Targeting Extra Chromosomes in Cancer Cells May Offer New Treatment Approach

A recent study led by researchers at Yale University has revealed that cancer cells with extra chromosomes rely on those chromosomes for tumor growth, and eliminating them prevents the formation of tumors. The findings suggest that selectively targeting extra chromosomes could potentially be a novel route for cancer treatment. The study, published in Science, focused on aneuploidy, an anomaly characterized by an abnormal number of chromosomes.

While normal human cells typically have 23 pairs of chromosomes, aneuploidy is prevalent in nearly all cancers. However, the role of extra chromosomes in cancer development and progression has remained unclear. To gain insights into their function, the researchers utilized CRISPR gene-editing technology to develop a new approach called Restoring Disomy in Aneuploid cells using CRISPR Targeting (ReDACT). This technique allowed them to eliminate entire chromosomes from cancer cells, providing a significant technical advancement in understanding aneuploidy.

The team applied ReDACT to melanoma, gastric cancer, and ovarian cell lines, specifically targeting an aberrant third copy of the long portion of chromosome 1, known as the "q arm." Removing this extra copy compromised the malignant potential of the cells and inhibited their ability to form tumors. This led the researchers to propose the concept of "aneuploidy addiction," akin to the notion of "oncogene addiction," where disrupting specific oncogenes inhibits tumor formation.

Further investigation revealed that multiple genes were overexpressed when encoded on three chromosomes instead of the usual two, promoting cancer cell growth. The researchers identified a vulnerability in cancer cells with aneuploidy by exploiting the overexpression of a gene called UCK2 on chromosome 1. These cells proved to be more sensitive to certain drugs that required UCK2 activation. By exposing aneuploid cells to these drugs, the researchers observed a shift away from aneuploidy and toward cells with normal chromosome numbers, reducing the potential for malignancy.

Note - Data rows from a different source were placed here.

static void make_core_plan(double lam_mut, double lam_hr, uint64_t L, ps_core_plan *plan)
{
    const double p = (lam_mut > 0.0) ? -std::expm1(-lam_mut / (double)L) : 0.0;
    const double q = (lam_hr > 0.0) ? -std::expm1(-lam_hr / (double)L) : 0.0;
    const double a = p * (1.0 - q) / 3.0;
    const double b = p * q / 3.0;
    const double c = (1.0 - p) * q;
    const uint32_t k = (uint32_t)std::floor(a * 64.0);
    const double a_left = a - (double)k / 64.0;
    const double m_res = a_left + a_left + a_left + b + b + b + c;
    uint32_t R = (uint32_t)std::ceil(m_res * 64.0);
    if (3u * k + R > 64u) R = 64u - 3u * k;
    const double scale = R ? 64.0 / (double)R : 0.0;
    double cum[7];
    cum[0] = a_left * scale;
    cum[1] = (a_left + a_left) * scale;
    cum[2] = (a_left + a_left + a_left) * scale;
    cum[3] = (a_left + a_left + a_left + b) * scale;
    cum[4] = (a_left + a_left + a_left + b + b) * scale;
    cum[5] = (a_left + a_left + a_left + b + b + b) * scale;
    cum[6] = m_res * scale;
    uint32_t prev = 0;
    for (int j = 0; j < 7; j++) {
        uint32_t t = prob_to_u32(cum[j]);
        if (t < prev) t = prev;
        plan->T[j] = t;
        prev = t;
    }
    if (plan->T[6] == 0u) R = 0u;
    plan->k = k;
    plan->R = R;
    plan->has_events = (k > 0u || R > 0u) ? 1u : 0u;
    uint32_t cs = 0;
    while (cs < 4u && 3u * k + R > (4u << cs)) cs++;
    plan->cshift = cs;
}

static uint32_t acc_flip_threshold(double lam, uint64_t n_genes)
{
    if (!(lam > 0.0) || n_genes == 0) return 0u;
    const double pf = -std::expm1(-2.0 * lam / (double)n_genes) / 2.0;
    return prob_to_u32(pf);
}

enum { PS_RO_HIST, PS_RO_CLUSTERS, PS_RO_TREE, PS_RO_KNN, PS_RO_GEN, PS_RO_LD_SEL, PS_RO_LD, PS_RO_UPGMA, PS_RO_DIFF, PS_RO_PARS, PS_RO_TCMP, PS_RO_GS, PS_RO_MLST, PS_RO_NJ, PS_RO_BOOT, PS_RO_NNI, PS_RO_LIK, PS_RO_MODEL, PS_RO_MODEL_NNI, PS_RO_ANC, PS_RO_GENE, PS_RO_COUNT };
struct readout_slot {
    void *d = nullptr;
    uint64_t cap = 0;
    double ms[5] = {};
    bool timed = false;
};

struct ps_population {
    ps_config cfg{};
    int device = 0;
    hipStream_t stream = nullptr;
    bool rates_set = false;
    uint8_t *state = nullptr;
    uint8_t *state2 = nullptr;
    int sweep_oop = -1;
    uint32_t pitch = 0, cpr = 0;
    ps_core_plan cplan{};
    bool site_weighted = false;
    uint32_t *d_site_T = nullptr;
    uint8_t *d_gene_tab = nullptr;
    bool nibble_safe = true;
    bool onehot_safe = true;
    uint32_t *d_pack2 = nullptr;
    uint32_t *d_pair_part = nullptr;
    uint64_t pair_part_cap = 0;
    uint64_t pack2_cap = 0;
    acc_dims d{};
    uint64_t *G[2] = { nullptr, nullptr };
    bool g_valid = false;
    int32_t *fuse_counts_out = nullptr;
    double *fuse_logw_out = nullptr;
    bool counts_fresh = false;
    hipStream_t stream_of_call = nullptr;
    uint64_t edit_epoch = 0;
    uint64_t *I[2] = { nullptr, nullptr };
    uint32_t *d_ptab[PS_MAX_COMP] = {};
    uint32_t ptab_kmin[PS_MAX_COMP] = {}, ptab_len[PS_MAX_COMP] = {};
    void *hgt_ovf_img = nullptr;
    uint32_t hgt_bin_cap = 0;
    void *hgt_scratch = nullptr;
    uint64_t hgt_scratch_cap = 0;
    uint64_t *I_snap = nullptr;
    bool snap_valid = false;
    uint32_t hgt_slices = 0;
    uint32_t hgt_events_per_thread = 0;
    bool hgt_list_in_global = false;
    bool hgt_bin_list_in_global = false;
    uint32_t hgt_bin_prio = 0;
    uint32_t *cnt = nullptr;
    int cur = 0;
    ps_acc_plan aplan{};
    uint32_t donor_lo = 0, donor_cnt = 0;
    uint64_t *d_delta = nullptr;
    uint64_t delta_words = 0;
    ps_exchange_fn exchange = nullptr;
    void *exchange_ctx = nullptr;
    uint32_t *d_idx = nullptr;
    uint32_t *d_idxT = nullptr;
    uint32_t *d_work = nullptr;
    uint32_t work_flags_ofs = 0;
    uint64_t sweep_launches = 0;
    uint64_t window_launches = 0;
    double *d_log1p = nullptr;
    int32_t *d_num_genes = nullptr;
    double *d_logw = nullptr;
    uint32_t *d_H = nullptr;
    double *d_Dt = nullptr;
    void *d_davg = nullptr;
    uint64_t davg_cap = 0;
    int davg_form = 0;
    void *d_davg_in = nullptr;
    uint64_t davg_in_cap = 0;
    uint32_t davg_nb = 0;
    uint32_t davg_ib = 0;
    bool davg_plain_division = false;
    uint64_t H_cap = 0;
    int core_davg_form = 0;
    uint32_t core_davg_band = 0;
    uint32_t *d_cdavg = nullptr;
    uint64_t cdavg_cap = 0;
    int pair_mode = 0;
    int last_pair_form = 0;
    uint32_t pair_ranges = 0;
    int hgt_mode = 0;
    void *d_pairs = nullptr;
    uint32_t pair_threads = 0;
    uint64_t pairs_cap = 0, pairs_cached = 0;
    const uint32_t *pairs_src1 = nullptr, *pairs_src2 = nullptr;
    bool pairs_tiled = false;
    std::vector<uint32_t> h_r1, h_r2;
    uint32_t lds_limit = 160 * 1024;
    uint32_t sweep_blocks_per_cu = 8;
    uint32_t sweep_rows = 4;
    bool force_block_sweep = false;
    bool force_inline_sweep = false;
    uint32_t block_waves = 0;
    bool no_block_preload = false;
    uint32_t block_batch = 0;
    uint32_t sweep_generations = 0;
    uint32_t sweep_queue_cap = 0;
    uint32_t hgt_apply_threads = 1024;
    uint32_t window_blocks_per_cu = 0;
    uint32_t free_cus_per_xcd = 0;
    bool exchange_beside_sweep = false;
    int last_sweep_form = 0;
    int window_sweep = -1;
    int (*rows_refresh)(void *ctx) = nullptr;
    void *rows_ctx = nullptr;
    std::vector<uint32_t> row_slot;
    uint32_t *d_row_slot = nullptr;
    bool rows_overridden = false;
    uint32_t *d_site_counts = nullptr;
    unsigned long long *d_div = nullptr;
    hipEvent_t div_ev[2] = {};
    bool div_timed = false;
    readout_slot ro[PS_RO_COUNT];
    uint32_t gene_team = 0;
    uint32_t ld_band = 0;
    uint32_t mlst_band = 0;
    int gather_form = 0;
    double sample_ms = 0.0;
    bool sample_timed = false;
    uint32_t *h_flag = nullptr, *d_flag = nullptr;
    unsigned long long *h_stamps = nullptr, *d_stamps = nullptr;
};

static int use_device(const ps_population *p)
{
    HIPCHK(hipSetDevice(p->device));
    return PS_OK;
}

template <class T>
static hipError_t dev_grow_err(T *&ptr, uint64_t &cap, uint64_t need)
{
    if (cap >= need) return hipSuccess;
    if (ptr) {
        const hipError_t e = hipFree(ptr);
        if (e != hipSuccess) return e;
    }
    ptr = nullptr;
    cap = 0;
    const hipError_t e = hipMalloc(&ptr, need * sizeof(std::conditional_t<std::is_void<T>::value, char, T>));
    if (e == hipSuccess) cap = need;
    return e;
}

template <class T>
static int dev_grow(T *&ptr, uint64_t &cap, uint64_t need)
{
    HIPCHK(dev_grow_err(ptr, cap, need));
    return PS_OK;
}

#include "readout_common.h"

template <class T>
struct dev_tmp {
    T *p = nullptr;
    int device = 0;
    dev_tmp() = default;
    dev_tmp(const dev_tmp &) = delete;
    dev_tmp &operator=(const dev_tmp &) = delete;
    ~dev_tmp()
    {
        if (!p) return;
        (void)hipSetDevice(device);
        (void)hipFree(p);
    }
    int alloc(uint64_t n)
    {
        HIPCHK(hipGetDevice(&device));
        HIPCHK(hipMalloc(&p, n * sizeof(T)));
        return PS_OK;
    }
};

static int rows_current(ps_population *p, const uint32_t **slot_out)
{
    if (p->rows_overridden) p->row_slot.clear();
    else if (p->rows_refresh) PSCHK(p->rows_refresh(p->rows_ctx));
    *slot_out = p->row_slot.empty() ? nullptr : p->row_slot.data();
    return PS_OK;
}

template <typename T>
static void rows_permute(T *v, const uint32_t *slot, uint64_t n)
{
    if (!slot) return;
    std::vector<T> tmp(v, v + n);
    for (uint64_t k = 0; k < n; k++) v[k] = tmp[slot[k]];
}

extern "C" void ps_population_destroy(ps_population *p)
{
    if (!p) return;
    (void)hipSetDevice(p->device);
    if (p->stream) (void)hipStreamSynchronize(p->stream);
    void *ptrs[] = { p->d_row_slot, p->state, p->state2, p->d_delta, p->hgt_ovf_img, p->G[0], p->G[1], p->I[0], p->I[1], p->I_snap, p->d_ptab[0], p->d_ptab[1], p->hgt_scratch, p->cnt, p->d_idx, p->d_idxT, p->d_work,
                     p->d_log1p, p->d_num_genes, p->d_logw, p->d_pairs, p->d_H, p->d_Dt, p->d_davg, p->d_davg_in, p->d_pack2, p->d_pair_part, p->d_cdavg };
    for (void *q : ptrs)
        if (q) (void)hipFree(q);
    for (int c = 2; c < PS_MAX_COMP; c++)
        if (p->d_ptab[c]) (void)hipFree(p->d_ptab[c]);
    if (p->d_site_T) (void)hipFree(p->d_site_T);
    if (p->d_gene_tab) (void)hipFree(p->d_gene_tab);
    if (p->d_site_counts) (void)hipFree(p->d_site_counts);
    if (p->d_div) (void)hipFree(p->d_div);
    for (readout_slot &r : p->ro)
        if (r.d) (void)hipFree(r.d);
    for (hipEvent_t e : p->div_ev)
        if (e) (void)hipEventDestroy(e);
    if (p->h_flag) (void)hipHostFree(p->h_flag);
    if (p->h_stamps) {
        if (p->d_stamps) {
            (void)hipMemcpy(p->h_stamps, p->d_stamps, 32 * sizeof(unsigned long long), hipMemcpyDeviceToHost);
            (void)hipFree(p->d_stamps);
        }
        if (getenv("PANSIM_PRINT_STAMPS"))
            for (int k = 0; k < 32; k++) fprintf(stderr, "stamp[%d] = %llu\n", k, p->h_stamps[k]);
        (void)hipHostFree(p->h_stamps);
    }
    if (p->stream) (void)hipStreamDestroy(p->stream);
    delete p;
}

static int pop_create_impl(const ps_config *cfg, const uint8_t *init_vec, ps_population *p)
{
    int ndev = 0;
    PSCHK(ps_needs_device(&ndev));
    if (cfg->device >= 0) {
        if (cfg->device >= ndev) return ps_fail(PS_ERR_INVALID, "device %d out of range", cfg->device);
        p->device = cfg->device;
    } else {
        HIPCHK(hipGetDevice(&p->device));
    }
    PSCHK(use_device(p));
    if (cfg->core)
        if (const char *e = getenv("PANSIM_SWEEP_FREE_CUS")) p->free_cus_per_xcd = (uint32_t)std::max(0, std::min(8, atoi(e)));
    if (p->free_cus_per_xcd) {
        hipDeviceProp_t prop;
        HIPCHK(hipGetDeviceProperties(&prop, p->device));
        std::vector<uint32_t> mask((size_t)(prop.multiProcessorCount + 31) / 32, 0xFFFFFFFFu);
        for (uint32_t b = 0; b < 8u * p->free_cus_per_xcd && b < (uint32_t)prop.multiProcessorCount; b++) mask[b / 32u] &= ~(1u << (b % 32u));
        if (hipExtStreamCreateWithCUMask(&p->stream, (uint32_t)mask.size(), mask.data()) != hipSuccess) {
            (void)hipGetLastError();
            p->free_cus_per_xcd = 0;
            HIPCHK(hipStreamCreateWithFlags(&p->stream, hipStreamNonBlocking));
        }
    } else
    HIPCHK(hipStreamCreateWithFlags(&p->stream, hipStreamNonBlocking));
    if (const char *e = getenv("PANSIM_SWEEP_BLOCKS_PER_CU")) {
        const int v = atoi(e);
        if (v >= 1 && v <= 8) p->sweep_blocks_per_cu = (uint32_t)v;
    }
    if (const char *e = getenv("PANSIM_SWEEP_GENERATIONS")) {
        const int v = atoi(e);
        if (v >= 0 && v <= (int)PS_SWEEP_MAX_GENS) p->sweep_generations = (uint32_t)v;
    }
    if (const char *e = getenv("PANSIM_HGT_MODE")) p->hgt_mode = atoi(e);
    if (const char *e = getenv("PANSIM_SWEEP_OOP")) p->sweep_oop = std::max(-1, std::min(2, atoi(e)));
    if (const char *e = getenv("PANSIM_WINDOW_SWEEP")) p->window_sweep = std::max(-1, std::min(1, atoi(e)));
    if (const char *e = getenv("PANSIM_ACC_LDS_LIMIT")) { const int v = atoi(e); if (v >= 1024 && v <= 160 * 1024 && !cfg->core) p->lds_limit = (uint32_t)v; }
    if (const char *e = getenv("PANSIM_HGT_APPLY_THREADS")) { const int v = atoi(e); if (v == 256 || v == 512 || v == 1024) p->hgt_apply_threads = (uint32_t)v; }
    if (const char *e = getenv("PANSIM_WINDOW_BPC")) p->window_blocks_per_cu = (uint32_t)std::max(0, std::min(8, atoi(e)));
    if (const char *e = getenv("PANSIM_BLOCK_BATCH")) p->block_batch = (uint32_t)atoi(e);
    if (const char *e = getenv("PANSIM_BLOCK_WAVES")) p->block_waves = (uint32_t)atoi(e);
    if (const char *e = getenv("PANSIM_HGT_SLICES")) p->hgt_slices = (uint32_t)atoi(e);
    if (const char *e = getenv("PANSIM_HGT_BIN_LIST_GLOBAL")) p->hgt_bin_list_in_global = atoi(e) != 0;
    if (const char *e = getenv("PANSIM_HGT_BIN_PRIO")) p->hgt_bin_prio = (uint32_t)std::max(0, std::min(3, atoi(e)));
    if (const char *e = getenv("PANSIM_SWEEP_ROWS")) {
        const int v = atoi(e);
        if (v >= 2 && v <= 4) p->sweep_rows = (uint32_t)v;
    }
    const uint64_t N = cfg->pop_size, C = cfg->ncols;
    HIPCHK(hipMalloc(&p->d_idx, std::max<uint64_t>(N, 1) * sizeof(uint32_t)));
    HIPCHK(hipHostMalloc(&p->h_flag, sizeof(uint32_t), hipHostMallocMapped));
    *p->h_flag = 0;
    HIPCHK(hipHostMalloc(&p->h_stamps, 32 * sizeof(unsigned long long), hipHostMallocMapped));
    memset(p->h_stamps, 0, 32 * sizeof(unsigned long long));
    HIPCHK(hipMalloc(&p->d_stamps, 32 * sizeof(unsigned long long)));
    HIPCHK(hipMemset(p->d_stamps, 0, 32 * sizeof(unsigned long long)));
    HIPCHK(hipHostGetDevicePointer((void **)&p->d_flag, p->h_flag, 0));
    uint8_t *d_vec = nullptr;
    HIPCHK(hipMalloc(&d_vec, std::max<uint64_t>(C, 1)));
    if (C && init_vec) HIPCHK(hipMemcpyAsync(d_vec, init_vec, C, hipMemcpyHostToDevice, p->stream));
    if (cfg->core) {
        p->pitch = (uint32_t)((N + 127) / 128 * 128);
        p->cpr = p->pitch / 16;
        HIPCHK(hipMalloc(&p->state, std::max<uint64_t>(C, 1) * p->pitch));
        HIPCHK(hipMalloc(&p->d_idxT, 16ull * p->cpr * sizeof(uint32_t)));
        {
            const uint64_t nctr = 8 * std::max<uint64_t>(1, std::min<uint64_t>((N + 1023) / 1024, 4096));
            HIPCHK(hipMalloc(&p->d_work, 2 * nctr * 128 + 256));
            HIPCHK(hipMemsetAsync(p->d_work, 0, 2 * nctr * 128 + 256, p->stream));
            p->work_flags_ofs = (uint32_t)(2 * nctr * 32);
        }
        if (C && init_vec) {
            const uint64_t total = C * p->cpr;
            const uint32_t blocks = (uint32_t)std::min<uint64_t>((total + 255) / 256, 65536);
            core_init_kernel<<<blocks, 256, 0, p->stream>>>(p->state, d_vec, (uint32_t)N, p->pitch,
                                                            (uint32_t)C);
        }
    } else {
        p->d.N = (uint32_t)N;
        p->d.G = (uint32_t)C;
        p->d.W = (uint32_t)((N + 63) / 64);
        p->d.GW = (uint32_t)((C + 63) / 64);
        const uint64_t nG = std::max<uint64_t>((uint64_t)p->d.G * p->d.W, 1) * 8;
        const uint64_t nI = std::max<uint64_t>((uint64_t)p->d.N * p->d.GW, 1) * 8;
        HIPCHK(hipMalloc(&p->G[0], nG));
        for (int k = 0; k < 2; k++) HIPCHK(hipMalloc(&p->I[k], nI));
        if (C > 65536) return ps_fail(PS_ERR_INVALID, "at most 65536 accessory genes are supported");
        HIPCHK(hipMalloc(&p->cnt, (std::max<uint64_t>(N, 1) * PS_MAX_COMP + 64) * sizeof(uint32_t)));
        HIPCHK(hipMalloc(&p->d_log1p, std::max<uint64_t>(C, 1) * sizeof(double)));
        HIPCHK(hipMalloc(&p->d_num_genes, std::max<uint64_t>(N, 1) * sizeof(int32_t)));
        HIPCHK(hipMalloc(&p->d_logw, std::max<uint64_t>(N, 1) * sizeof(double)));
        const uint64_t total = (uint64_t)p->d.G * p->d.W + (uint64_t)p->d.N * p->d.GW;
        if (total && init_vec)
            acc_init_kernel<<<(uint32_t)((total + 255) / 256), 256, 0, p->stream>>>(p->G[0], p->I[0],
                                                                                d_vec, p->d);
        p->g_valid = true;
    }
    HIPCHK(hipGetLastError());
    HIPCHK(hipStreamSynchronize(p->stream));
    HIPCHK(hipFree(d_vec));
    return PS_OK;
}
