# retir/Style-Big-GAN

Hardware: AMD Instinct MI355X
Metric: images/sec (G+D step) StyleGAN2-ADA 256x256 bf16 (higher is better)
Workload: dtype bf16; 1 GPU; configs/sg2ada.yaml @ 256x256: sg2_classic G (skip) + D (orig), softplus + R1(0.01)/4, idle Greg slot /16 (G lr x 16/17), global batch 64 = 1 rank(s) x 2 round(s) x batch_gpu 32 (the rounds of a phase evaluated in one pass, minibatch-std groups and loss those of the separate rounds), bf16 from 8x8 up (num_fp16_res 6; the reference recipe defaults to 4), conv_clamp 256, ADA off; global_batch=64, per_rank_batch=64, parallelism=dp1

## Files before the change

### style-big-gan_amd/csrc/conv_k64.hip

```cpp
#include "conv_device.h"
#include <type_traits>

using namespace sbgconv;

namespace {


template <class MF, int BC, int BP, int WGC, int WGP>
__global__ __launch_bounds__(512, 2) void conv_k64_kernel(ConvArgs p, unsigned x_bytes, unsigned w_bytes)
{
    constexpr int NW = 8;
    static_assert(WGC * WGP == NW, "8 waves per workgroup");
    constexpr int WC = BC / WGC, WP = BP / WGP;
    constexpr int TC = WC / 16,  TP = WP / 16;
    static_assert(WC % 32 == 0 && WP % 16 == 0 && BC % 64 == 0 && BP % 64 == 0, "tile shape");
    constexpr int IA = BC / 64;
    constexpr int IB = BP / 64;
    constexpr int NSTAGE = 3;
    constexpr int LEAD = NSTAGE - 1;
    constexpr int A_BYTES = BC * 128, B_BYTES = BP * 128, STAGE = A_BYTES + B_BYTES;

    extern __shared__ __attribute__((aligned(16))) unsigned char smem[];

    const int tid = threadIdx.x, lane = tid & 63;
    const int wave = __builtin_amdgcn_readfirstlane(tid >> 6);
    const bool grpY = wave >= 4;
    const int bid = xcd_tile_order(blockIdx.x, gridDim.x);
    const int c0 = (bid % p.ctiles) * BC, p0 = (bid / p.ctiles) * BP;

    __amdgpu_buffer_rsrc_t xr = __builtin_amdgcn_make_buffer_rsrc((void*)p.x, 0, (int)x_bytes, 0x00020000);
    __amdgpu_buffer_rsrc_t wr = __builtin_amdgcn_make_buffer_rsrc((void*)p.w, 0, (int)w_bytes, 0x00020000);

    const int lrow = dma_lrow(lane);
    const int src_k = dma_src_k(lane, lrow);
    unsigned a_base[IA];
#pragma unroll
    for (int i = 0; i < IA; i++) {
        const int co = c0 + chmap((wave * IA + i) * 8 + lrow);
        a_base[i] = (co < p.Cout) ? (unsigned)(co * (int)p.ws_co + src_k) * 2u : SBG_OOB_OFFSET;
    }
    const int kchunks = (p.Cin + 63) >> 6;
    const int nsteps_all = p.ntaps * kchunks;
    int nsteps = nsteps_all;
    const int tl = lane < p.ntaps ? lane : 0;
    const int tbl_dy = p.tap_dy[tl], tbl_dx = p.tap_dx[tl];
    const int tbl_wtap = p.tap_slab[tl] * (int)p.ws_slab * 2;

    auto issue_w = [&](int t, int chunk, int stage) {
        unsigned char* st = smem + stage * STAGE;
        const int wtap = __builtin_amdgcn_readlane(tbl_wtap, t) + chunk * 128;
        const bool ragged = chunk * 64 + 64 > p.Cin;
#pragma unroll
        for (int i = 0; i < IA; i++) {
            unsigned off = a_base[i];
            if (ragged) off = (chunk * 64 + src_k < p.Cin) ? off : SBG_OOB_OFFSET;
            __builtin_amdgcn_raw_ptr_buffer_load_lds(wr, (lds_void_ptr)(st + (wave * IA + i) * 1024), 16, off, wtap, 0, 0);
        }
    };

    const int wci = wave / WGP, wpi = wave % WGP;
    const int wc = wci * WC, wp = wpi * WP;
    const int fr = lane & 15, fg = lane >> 4;
    const int foff = frag_off(fr, fg);
    float4_t acc[TC][TP];
#pragma unroll
    for (int i = 0; i < TC; i++)
#pragma unroll
        for (int j = 0; j < TP; j++) acc[i][j] = float4_t{0.f, 0.f, 0.f, 0.f};
    short8_t fa[2][TC], fb[2][TP];

    auto read_a = [&](int stage) {
        const unsigned char* sa = smem + stage * STAGE + wc * 128;
#pragma unroll
        for (int ks = 0; ks < 2; ks++)
#pragma unroll
            for (int i = 0; i < TC; i++) fa[ks][i] = *reinterpret_cast<const short8_t*>(sa + i * 16 * 128 + (foff ^ (ks * 64)));
    };
    auto mma = [&]() {
#pragma unroll
        for (int ks = 0; ks < 2; ks++)
#pragma unroll
            for (int i = 0; i < TC; i++)
#pragma unroll
                for (int j = 0; j < TP; j++) acc[i][j] = Mfma<MF>::run(fa[ks][i], fb[ks][j], acc[i][j]);
    };


    {
        int b_iy0[IB], b_ix0[IB]; unsigned b_base[IB];
#pragma unroll
        for (int i = 0; i < IB; i++) {
            const int pix = p0 + (wave * IB + i) * 8 + lrow;
            const bool ok = pix < p.P;
            const int pp = ok ? pix : 0;
            const int ox = pp % p.OW, t = pp / p.OW, oy = t % p.OH, n = t / p.OH;
            b_iy0[i] = ok ? oy * p.stride : -(1 << 28);
            b_ix0[i] = ox * p.stride;
            b_base[i] = (unsigned)(n * (int)p.xs_n + src_k) * 2u;
        }
        unsigned x_off[IB]; int x_tap = -1;
        auto issue_x = [&](int t, int chunk, int stage) {
            unsigned char* st = smem + stage * STAGE + A_BYTES;
            if (t != x_tap) {
                x_tap = t;
                const int dy = __builtin_amdgcn_readlane(tbl_dy, t), dx = __builtin_amdgcn_readlane(tbl_dx, t);
#pragma unroll
                for (int i = 0; i < IB; i++) {
                    const int iy = b_iy0[i] + dy, ix = b_ix0[i] + dx;
                    const bool ok = ((unsigned)iy < (unsigned)p.IH) & ((unsigned)ix < (unsigned)p.IW);
                    x_off[i] = ok ? b_base[i] + (unsigned)(iy * (int)p.xs_h + ix * (int)p.xs_w) * 2u : SBG_OOB_OFFSET;
                }
            }
            const bool ragged = chunk * 64 + 64 > p.Cin;
#pragma unroll
            for (int i = 0; i < IB; i++) {
                unsigned off = x_off[i];
                if (ragged) off = (chunk * 64 + src_k < p.Cin) ? off : SBG_OOB_OFFSET;
                __builtin_amdgcn_raw_ptr_buffer_load_lds(xr, (lds_void_ptr)(st + (wave * IB + i) * 1024), 16, off, chunk * 128, 0, 0);
            }
        };
        auto read_b = [&](int stage) {
            const unsigned char* sb = smem + stage * STAGE + A_BYTES + wp * 128;
#pragma unroll
            for (int ks = 0; ks < 2; ks++)
#pragma unroll
                for (int j = 0; j < TP; j++) fb[ks][j] = *reinterpret_cast<const short8_t*>(sb + j * 16 * 128 + (foff ^ (ks * 64)));
        };
        constexpr int C = IA + IB;
        static_assert(LEAD == 2, "gather pipeline: two steps of loads in flight");
        int s_begin = 0;
        if (p.ksplit > 1) {
            const int per = (nsteps_all + p.ksplit - 1) / p.ksplit;
            s_begin = blockIdx.y * per;
            nsteps = nsteps_all - s_begin < per ? nsteps_all - s_begin : per;
            if (nsteps < 0) nsteps = 0;
        }
        int it = s_begin / kchunks, ic = s_begin - it * kchunks, wstage = 0;
        auto issue_next = [&]() {
            issue_w(it, ic, wstage); issue_x(it, ic, wstage);
            wstage = wstage == NSTAGE - 1 ? 0 : wstage + 1;
            if (++ic == kchunks) { ic = 0; it++; }
        };
        if (nsteps > 0) issue_next();
        if (nsteps > 1) { issue_next(); wait_vmcnt_const<C>(); } else wait_vmcnt_const<0>();
        if (grpY) __builtin_amdgcn_s_barrier();
        int stage = 0;
        for (int s = 0; s < nsteps; s++) {
            if (!grpY) { if (s + 1 < nsteps) wait_vmcnt_const<C>(); else wait_vmcnt_const<0>(); }
            __builtin_amdgcn_s_barrier();
            read_a(stage); read_b(stage);
            if (s + LEAD < nsteps) issue_next();
            if (grpY) { if (s + 2 < nsteps) wait_vmcnt_const<C>(); else wait_vmcnt_const<0>(); }
            __builtin_amdgcn_s_waitcnt(0xC07F);
            __builtin_amdgcn_s_barrier();
            __builtin_amdgcn_sched_barrier(0);
            mma();
            __builtin_amdgcn_sched_barrier(0);
            stage = stage == NSTAGE - 1 ? 0 : stage + 1;
        }
        if (!grpY) __builtin_amdgcn_s_barrier();
    }

    conv_epilogue8<TC, TP>(p, acc, c0 + wc, fg, [&](int j, int& n, int& oy, int& ox) {
        const int pix = p0 + wp + 16 * j + fr;
        const int pp = pix < p.P ? pix : 0;
        ox = pp % p.OW; const int t = pp / p.OW; oy = t % p.OH; n = t / p.OH;
        return pix < p.P;
    });
}
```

Although more research is needed before clinical trials can be conducted, the findings provide a potential therapeutic target for cancer treatment. By selectively targeting aneuploid cells, which are present in almost all cancers, it may be possible to achieve cancer-specific treatment while minimizing harm to normal, non-cancerous tissue. The research team plans to advance their work into animal models, explore additional drugs and aneuploidies, and collaborate with pharmaceutical companies to progress toward clinical trials, aiming for clinical translation and the potential development of a new cancer treatment approach.